> **Exercise instructions**:
Return only those lines of the material that contain "null".

> **Recorded information**:

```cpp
extern "C" int relnet_conv3x3_c64(const void* in, const void* w_frag, const float* bias, int relu, void* out, int B, int H,
                                  int W, void* stream) {
  RELNET_REQUIRE(in && w_frag && bias && out, "relnet_conv3x3_c64: null operand");
  RELNET_REQUIRE(B > 0 && H > 0 && W > 0 && (long)B * H * W < (1L << 31), "relnet_conv3x3_c64: bad geometry B=%d H=%d W=%d", B, H, W);
  Halo3Args a;
  a.in = (const unsigned short*)in; a.wf = (const uint4*)w_frag; a.bias = bias; a.out = (unsigned short*)out;
  a.B = B; a.H = H; a.W = W; a.relu = relu;
  a.tiles_x = (W + 31) / 32; a.tiles_y = (H + 7) / 8; a.Ho = H; a.Wo = W;
  static relnet::PerDeviceOnce attr_once;
  if (attr_once.first()) {
    hipFuncSetAttribute((const void*)conv3x3_c64_halo_kernel<false>, hipFuncAttributeMaxDynamicSharedMemorySize, 160 * 1024);
  }
  const long ntile = (long)B * a.tiles_x * a.tiles_y;
  const unsigned grid = (unsigned)(ntile < 256 ? ntile : 256);
  conv3x3_c64_halo_kernel<false><<<grid, 512, 2 * kHaloBytes + 32768 + 256, (hipStream_t)stream>>>(a);
  return check_launch("relnet_conv3x3_c64");
}

extern "C" int relnet_conv3x3_c64_s2(const void* in, const void* w_frag, const float* bias, int relu, void* out, int B, int H,
                                     int W, void* stream) {
  RELNET_REQUIRE(in && w_frag && bias && out, "relnet_conv3x3_c64_s2: null operand");
  RELNET_REQUIRE(B > 0 && H > 0 && W > 0 && (long)B * H * W < (1L << 31), "relnet_conv3x3_c64_s2: bad geometry B=%d H=%d W=%d", B, H, W);
  Halo3Args a;
  a.in = (const unsigned short*)in; a.wf = (const uint4*)w_frag; a.bias = bias; a.out = (unsigned short*)out;
  a.B = B; a.H = H; a.W = W; a.relu = relu;
  a.Ho = (H - 1) / 2 + 1; a.Wo = (W - 1) / 2 + 1;
  a.tiles_x = (a.Wo + 31) / 32; a.tiles_y = (a.Ho + 3) / 4;
  static relnet::PerDeviceOnce attr_once;
  if (attr_once.first()) {
    hipFuncSetAttribute((const void*)conv3x3_c64_halo_kernel<true>, hipFuncAttributeMaxDynamicSharedMemorySize, 160 * 1024);
  }
  const long ntile = (long)B * a.tiles_x * a.tiles_y;
  const unsigned grid = (unsigned)(ntile < 256 ? ntile : 256);
  conv3x3_c64_halo_kernel<true><<<grid, 512, 2 * kHalo2Bytes + 256, (hipStream_t)stream>>>(a);
  return check_launch("relnet_conv3x3_c64_s2");
}
```

Baseline: 2998 images/s.

## Restructure chain256 roles kernel: full-width expand passes, per-wave w1 register streaming

Each expand wave now processes both 32-channel halves of a 64-channel pass in one step, halving the barrier-separated steps, with double-buffered LDS weight fragment reads interleaved with MFMAs and raised wave priority. Producer waves no longer stage the reduce (w1) weights in LDS. Each of the four producer waves instead owns a 64-channel slice of the reduce output across all four tiles and streams its w1 fragments straight into registers with global loads and counted vmcnt waits, while all four waves share the w3 and x LDS staging. This cuts LDS traffic and barrier count and widens MFMA reuse of each weight fragment across tiles. It relies on hand-tuned vmcnt counts and s_nop padding, adds register pressure from 8 accumulators per wave, and fragile waitcnt accounting could break correctness.

Result: faster. 3037 images/s, median of 6 (+1.3%).

```diff
diff --git a/relation-networks-for-object-detection_amd/csrc/bottleneck.hip b/relation-networks-for-object-detection_amd/csrc/bottleneck.hip
--- a/relation-networks-for-object-detection_amd/csrc/bottleneck.hip
+++ b/relation-networks-for-object-detection_amd/csrc/bottleneck.hip
@@ -229,10 +229,15 @@
 
 
 
+__device__ __forceinline__ void chain_gld16(bf16x8& d, const void* sbase, unsigned voff) {
+  asm volatile("s_nop 4\n\tglobal_load_dwordx4 %0, %1, %2" : "=v"(d) : "v"(voff), "s"(sbase) : "memory");
+}
+__device__ __forceinline__ void chain_wait_frag(bf16x8& d) { asm volatile("s_waitcnt vmcnt(19)" : "+v"(d) : : "memory"); }
+
 constexpr int kRolesLdsBytes = 2 * 32768 + 4 * 4 * 4096 + 4 * 4096 + (1024 + 256) * 4;
 __global__ __launch_bounds__(512) void chain256_roles_kernel(ChainArgs a) {
-  constexpr int MID = 256, COUT = 4 * MID, KS = MID / 16, RT = MID / 32, NP = COUT / 64, NSTEP = 2 * NP, NTL = 4, NBUF = 4;
-  constexpr int W3P = KS * 1024, W1P = 2 * RT * 1024, SLOT = W3P + W1P, WBYTES = 2 * SLOT;
+  constexpr int MID = 256, COUT = 4 * MID, KS = MID / 16, NP = COUT / 64, NTL = 4, NBUF = 4;
+  constexpr int SLOT = 2 * KS * 1024, WBYTES = 2 * SLOT;
   constexpr int STG = NBUF * 4096, M1S = WBYTES + NTL * STG, BIAS = M1S + NTL * 4096;
   static_assert(BIAS + (COUT + MID) * 4 == kRolesLdsBytes, "host launch and kernel disagree on the LDS layout");
   extern __shared__ __attribute__((aligned(16))) unsigned char smem[];
@@ -247,7 +252,7 @@
   const int ntile = (a.P + 31) / 32, nset = (ntile + NTL - 1) / NTL;
   const int n_iter = (nset - (int)blockIdx.x + (int)gridDim.x - 1) / (int)gridDim.x;
   if (n_iter <= 0) return;
-  const int G = n_iter * NSTEP, NPASS = n_iter * NP;
+  const int G = n_iter * NP;
   auto tile_p0 = [&](int it, int T) { return (((int)blockIdx.x + it * (int)gridDim.x) * NTL + T) * 32; };
   auto issue_x = [&](int T, int Pg) {
     if (a.dbg & 4) return;
@@ -260,24 +265,18 @@
       chain_glds16((const unsigned char*)a.x + off, __builtin_amdgcn_readfirstlane(lds0 + (unsigned)(sb - smem) + i * 1024));
     }
   };
-  auto issue_w = [&](int g, int l) {
+  auto issue_w3 = [&](int g, int b) {
     if (a.dbg & 2) return;
-    unsigned char* wb = smem + ((g + 1) & 1) * SLOT;
-    const int s3 = (g + 1) % NSTEP, s1 = g % NSTEP;
-#pragma unroll
-    for (int i = 0; i < 16; ++i) {
-      if ((a.dbg & 1) && (i & 1)) continue;
-      const int q = l + 2 * i;
-      if (q < KS) {
-        if (g + 1 < G)
-          chain_glds16((const unsigned char*)a.w3f + ((unsigned)((s3 * KS + q) * 1024) + lane * 16u), __builtin_amdgcn_readfirstlane(lds0 + (unsigned)(wb - smem) + q * 1024));
-      } else if (g >= 0 && g < G) {
-        const int q1 = q - KS, rt = q1 >> 1, j = q1 & 1;
-        chain_glds16((const unsigned char*)a.w1f + ((unsigned)((rt * (COUT / 16) + (s1 >> 1) * 4 + (s1 & 1) * 2 + j) * 1024) + lane * 16u), __builtin_amdgcn_readfirstlane(lds0 + (unsigned)(wb - smem) + W3P + q1 * 1024));
-      }
+    const int first = b < 2 ? 12 * b : 16 + 4 * b, n = b < 2 ? 12 : 4;
+    const unsigned lb = lds0 + (unsigned)(((g + 1) & 1) * SLOT);
+    const unsigned char* src = (const unsigned char*)a.w3f + (unsigned)(((g + 1) % NP) * SLOT) + lane * 16u;
+#pragma unroll
+    for (int i = 0; i < 12; ++i) {
+      if (i >= n || ((a.dbg & 1) && (i & 1))) continue;
+      chain_glds16(src + (first + i) * 1024, __builtin_amdgcn_readfirstlane(lb + (unsigned)((first + i) * 1024)));
     }
   };
-  if (wave == 4 || wave == 5) issue_w(-1, wave - 4);
+  if (wave >= 4) issue_w3(-1, wave - 4);
   if (wave >= 6) {
 #pragma unroll
     for (int tt = 0; tt < 2; ++tt) { issue_x(2 * (wave - 6) + tt, 0); }
@@ -290,43 +289,66 @@
     const int T = wave;
     unsigned char* const stg = smem + WBYTES + T * STG;
     bf16x8 m2f[KS];
+    __builtin_amdgcn_s_setprio(2);
 #pragma unroll 1
-    for (int g = 0; g <= G + 1; ++g) {
+    for (int g = 0; g <= G; ++g) {
       asm volatile("s_waitcnt lgkmcnt(0)\n\ts_barrier" ::: "memory");
       if (g < G) {
-        const int st = g % NSTEP, p = st >> 1, ct = st & 1, Pg = g >> 1;
-        if (st == 0) {
-          const int px = min(tile_p0(g / NSTEP, T) + l31, a.P - 1);
+        const int p = g % NP;
+        if (p == 0) {
+          const int px = min(tile_p0(g / NP, T) + l31, a.P - 1);
 #pragma unroll
           for (int ks = 0; ks < KS; ++ks) m2f[ks] = *(const bf16x8*)(a.m2 + (long)px * MID + 16 * ks + 8 * half);
           __builtin_amdgcn_s_waitcnt(0x0F70);
         }
         const uint4* w3 = (const uint4*)(smem + (g & 1) * SLOT);
-        bf16x8 wf[KS];
-#pragma unroll
-        for (int ks = 0; ks < KS; ++ks) wf[ks] = *(const bf16x8*)&w3[ks * 64 + lane];
-        unsigned char* sb = stg + (Pg % NBUF) * 4096;
-        uint2 xv[4];
-#pragma unroll
-        for (int gq = 0; gq < 4; ++gq) xv[gq] = *(const uint2*)(sb + l31 * 128 + (((ct * 4 + gq) ^ ((l31 >> 1) & 7)) << 4) + 8 * half);
+        unsigned char* sb = stg + (g % NBUF) * 4096;
+        uint2 xv[2][4];
+#pragma unroll
+        for (int ct = 0; ct < 2; ++ct)
+#pragma unroll
+          for (int gq = 0; gq < 4; ++gq) xv[ct][gq] = *(const uint2*)(sb + l31 * 128 + (((ct * 4 + gq) ^ ((l31 >> 1) & 7)) << 4) + 8 * half);
+        f32x16 ac[2];
+#pragma unroll
+        for (int ct = 0; ct < 2; ++ct)
+#pragma unroll
+          for (int r = 0; r < 16; ++r) ac[ct][r] = 0.f;
+        bf16x8 wf[2][8];
+        auto read_w3 = [&](int set, int bt) {
+#pragma unroll
+          for (int i = 0; i < 4; ++i)
+#pragma unroll
+            for (int ct = 0; ct < 2; ++ct) wf[set][2 * i + ct] = *(const bf16x8*)&w3[(ct * KS + 4 * bt + i) * 64 + lane];
+        };
+        read_w3(0, 0);
+        read_w3(1, 1);
         __builtin_amdgcn_sched_barrier(0);
-        f32x16 ac;
-#pragma unroll
-        for (int r = 0; r < 16; ++r) ac[r] = 0.f;
-#pragma unroll
-        for (int ks = 0; ks < KS; ++ks)
-          ac = __builtin_amdgcn_mfma_f32_32x32x16_bf16(wf[ks], m2f[ks], ac, 0, 0, 0);
-#pragma unroll
-        for (int gq = 0; gq < 4; ++gq) {
-          uint2* sp = (uint2*)(sb + l31 * 128 + (((ct * 4 + gq) ^ ((l31 >> 1) & 7)) << 4) + 8 * half);
-          const float4 bv = *(const float4*)(sB3 + p * 64 + ct * 32 + 8 * gq + 4 * half);
-          const float v0 = fmaxf(ac[4 * gq + 0] + bv.x + bf2f(xv[gq].x & 0xffff), 0.f), v1 = fmaxf(ac[4 * gq + 1] + bv.y + bf2f(xv[gq].x >> 16), 0.f);
-          const float v2 = fmaxf(ac[4 * gq + 2] + bv.z + bf2f(xv[gq].y & 0xffff), 0.f), v3 = fmaxf(ac[4 * gq + 3] + bv.w + bf2f(xv[gq].y >> 16), 0.f);
-          *sp = make_uint2(pack_bf16x2(v0, v1), pack_bf16x2(v2, v3));
-        }
-      }
-      if ((g & 1) && g >= 3) {
-        const int Pf = (g - 3) >> 1, p0 = tile_p0(Pf / NP, T), p = Pf % NP;
+#pragma unroll
+        for (int bt = 0; bt < 4; ++bt) {
+#pragma unroll
+          for (int i = 0; i < 4; ++i)
+#pragma unroll
+            for (int ct = 0; ct < 2; ++ct) ac[ct] = __builtin_amdgcn_mfma_f32_32x32x16_bf16(wf[bt & 1][2 * i + ct], m2f[4 * bt + i], ac[ct], 0, 0, 0);
+          __builtin_amdgcn_sched_barrier(0);
+          if (bt + 2 < 4) {
+            read_w3(bt & 1, bt + 2);
+            __builtin_amdgcn_sched_barrier(0);
+          }
+        }
+#pragma unroll
+        for (int ct = 0; ct < 2; ++ct)
+#pragma unroll
+          for (int gq = 0; gq < 4; ++gq) {
+            uint2* sp = (uint2*)(sb + l31 * 128 + (((ct * 4 + gq) ^ ((l31 >> 1) & 7)) << 4) + 8 * half);
+            const float4 bv = *(const float4*)(sB3 + p * 64 + ct * 32 + 8 * gq + 4 * half);
+            const uint2 x2 = xv[ct][gq];
+            const float v0 = fmaxf(ac[ct][4 * gq + 0] + bv.x + bf2f(x2.x & 0xffff), 0.f), v1 = fmaxf(ac[ct][4 * gq + 1] + bv.y + bf2f(x2.x >> 16), 0.f);
+            const float v2 = fmaxf(ac[ct][4 * gq + 2] + bv.z + bf2f(x2.y & 0xffff), 0.f), v3 = fmaxf(ac[ct][4 * gq + 3] + bv.w + bf2f(x2.y >> 16), 0.f);
+            *sp = make_uint2(pack_bf16x2(v0, v1), pack_bf16x2(v2, v3));
+          }
+      }
+      if (g >= 1) {
+        const int Pf = g - 1, p0 = tile_p0(Pf / NP, T), p = Pf % NP;
         const unsigned char* sb = stg + (Pf % NBUF) * 4096 + lane * 16;
         const uint4 v0 = *(const uint4*)sb, v1 = *(const uint4*)(sb + 1024), v2 = *(const uint4*)(sb + 2048), v3 = *(const uint4*)(sb + 3072);
         asm volatile("s_waitcnt lgkmcnt(0)" ::: "memory");
@@ -338,84 +360,117 @@
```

> **Written response**:
  RELNET_REQUIRE(in && w_frag && bias && out, "relnet_conv3x3_c64: null operand");
  RELNET_REQUIRE(in && w_frag && bias && out, "relnet_conv3x3_c64_s2: null operand");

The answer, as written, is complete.